If you have some, would you post some pictures of your cabinets?

Told you early on I'd have lots of questions. Your taste and recent experience in your home is kinda where we are though maybe 4 years behind you. We are in process of getting plans and costs. In the second or third round.... budget trim trim trim!

Thanks again!

BTW don't aim to hijack your thread from the staircase but one thing lead to another.


----------



## TimPa (Jan 27, 2010)

great craftsmanship, and nice and clean work! 


labor of love, right?


----------



## Heinlein0311 (Jan 9, 2019)

samandothers said:


> After I made my posting about floor possibly being Ash I thought no too much color variation. Also I am assuming you are in the west coast area and not really an Ash wood area. It is a very nice floor. Your new pictures are fantastic.
> 
> Considering the stair case, I may have to do similar. We want to build a house and the stair case is an amazing $ consumer! All most as bad as chimneys! We have champagne taste on beer budget as the saying goes. In our existing home I replaced the 2x stairs and finished the stair case to our basement and it was not too bad. It was no where the level of finish and dramatic wood use as yours.
> 
> ...


I’m actually located in Michigan, we have tons of ash up here but most of it is all dead now from the ash bore. 
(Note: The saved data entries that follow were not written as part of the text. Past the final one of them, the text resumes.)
__global__ void colsum_final_kernel(const float* __restrict__ partial, float* __restrict__ out, int C, int nchunk) {
  const int c = blockIdx.x;
  double s = 0.0;
  for (int k = threadIdx.x; k < nchunk; k += 64) s += (double)partial[(size_t)k * C + c];
  s = wave_sum_d(s);
  if (threadIdx.x == 0) out[c] = (float)s;
}

constexpr int SK_KT = 64;

template <int TM>
__global__ void __launch_bounds__(256) skinny_mk_kernel(const float* __restrict__ A, long sam, const float* __restrict__ Bm, long sbn,
                                                        float* __restrict__ C, int ldc, const float* __restrict__ bias, int M, int N,
                                                        int K, int nsplit, int kps) {
  __shared__ __attribute__((aligned(16))) float xs[2][32 * TM][SK_KT + 4];
  const int tid = threadIdx.x, lane = tid & 63, wave = tid >> 6;
  const int li = lane & 31, lh = lane >> 5;
  const int n = blockIdx.x * 128 + wave * 32 + li;
  const float* wrow = Bm + (size_t)(n < N ? n : 0) * sbn;
  const int k_begin = blockIdx.y * kps;
  const int k_end = min(K, k_begin + kps);
  const int nk = (k_end - k_begin) / SK_KT;
  const int xrow = tid >> 3, xc = tid & 7;
  const float* arow[TM];
  bool xok[TM];
#pragma unroll
  for (int b = 0; b < TM; ++b) {
    xok[b] = xrow + 32 * b < M;
    arow[b] = A + (size_t)(xok[b] ? xrow + 32 * b : 0) * sam;
  }
  vp_f32x4 xr[TM][2], w[8], wn[8];
  f32x16 acc[TM];
#pragma unroll
  for (int b = 0; b < TM; ++b)
#pragma unroll
    for (int r = 0; r < 16; ++r) acc[b][r] = 0.f;
  auto load_tile = [&](int kb) {
#pragma unroll
    for (int b = 0; b < TM; ++b) {
      xr[b][0] = xok[b] ? ld4(arow[b] + kb + xc * 4) : zero4();
      xr[b][1] = xok[b] ? ld4(arow[b] + kb + 32 + xc * 4) : zero4();
    }
#pragma unroll
    for (int i = 0; i < 8; ++i) wn[i] = ld4(wrow + kb + lh * 32 + i * 4);
  };
  auto write_x = [&](int buf) {
#pragma unroll
    for (int b = 0; b < TM; ++b) {
      *reinterpret_cast<vp_f32x4*>(&xs[buf][xrow + 32 * b][xc * 4]) = xr[b][0];
      *reinterpret_cast<vp_f32x4*>(&xs[buf][xrow + 32 * b][32 + xc * 4]) = xr[b][1];
    }
  };
  if (nk > 0) {
    load_tile(k_begin);
    write_x(0);
    __syncthreads();
  }
  for (int t = 0; t < nk; ++t) {
    const bool more = t + 1 < nk;
#pragma unroll
    for (int i = 0; i < 8; ++i) w[i] = wn[i];
    if (more) load_tile(k_begin + (t + 1) * SK_KT);
    const int cur = t & 1;
#pragma unroll
    for (int i = 0; i < 8; ++i) {
      vp_f32x4 x4[TM];
#pragma unroll
      for (int b = 0; b < TM; ++b) x4[b] = *reinterpret_cast<const vp_f32x4*>(&xs[cur][li + 32 * b][lh * 32 + i * 4]);
#pragma unroll
      for (int j = 0; j < 4; ++j)
#pragma unroll
        for (int b = 0; b < TM; ++b) acc[b] = __builtin_amdgcn_mfma_f32_32x32x2f32(x4[b][j], w[i][j], acc[b], 0, 0, 0);
    }
    if (more) write_x(cur ^ 1);
    __syncthreads();
  }
  if (n >= N) return;
#pragma unroll
  for (int b = 0; b < TM; ++b)
#pragma unroll
    for (int r = 0; r < 16; ++r) {
      const int m = 32 * b + (r & 3) + 8 * (r >> 2) + 4 * lh;
      if (m >= M) continue;
      if (nsplit == 1) C[(size_t)m * ldc + n] = acc[b][r] + (bias ? bias[n] : 0.f);
      else C[((size_t)blockIdx.y * M + m) * N + n] = acc[b][r];
    }
}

Honestly the stairs were not that bad to do. A little time consuming making all the parts and than fitting them. I thought the handrail and posts would give me a huge fit but they didn’t. There’s lots of videos to guide you. I think overall I have $1600 into it. The hickory i got from the lumber company was classified “rustic” so it’s a little cheaper. I believe I paid $2.25 bd ft.....You mentioned chimneys, I’ll include a pic of the one I did. Next to woodwork, stonework is a lot of fun. That is one large fake chimney. It’s an electric fireplace, so it’s not a functioning chimney.

The trim around windows and doors is 3 1/2” wide and is made from alder, same as the doors.

I understand trimming the budget, sweat equity goes a long way. I did all the interior work myself except for countertops. It’s nice to be able to go higher end on material and still come in lower than it would have cost to get a lesser product and pay for labor.

Where about in NC are you looking to build?

I like answering questions, that’s how we all learn. Fire away


----------



## Heinlein0311 (Jan 9, 2019)

TimPa said:


> great craftsmanship, and nice and clean work!
> 
> 
> labor of love, right?


It has to be, every time I get through a larger project I tell my self that will be the last one for a while but I find myself searching for the next one within days. I get depressed if I don’t have a project going on


----------



## awsum55 (Aug 28, 2018)

You've created such a beautiful home, the work looks amazing.


----------



## samandothers (Jan 20, 2012)

WOW!
I drooled on the key board. Very nice work on both wood and stone. Y'alls (southern for you and your wife's) tastes are similar to ours.

Thanks for the update on the wood types. The doors and frames look very nice. I will need to check out ready made wooden doors. My time may be better spent elsewhere.

I really like the way the hickory turned out on the cabinets. Did you stain or just oil it? I was not expecting it to be so consistently dark. I like it, but was not the coloring I expected. Did you do the floors too? I believe I recall you purchased the floor but wonder if you installed and finished.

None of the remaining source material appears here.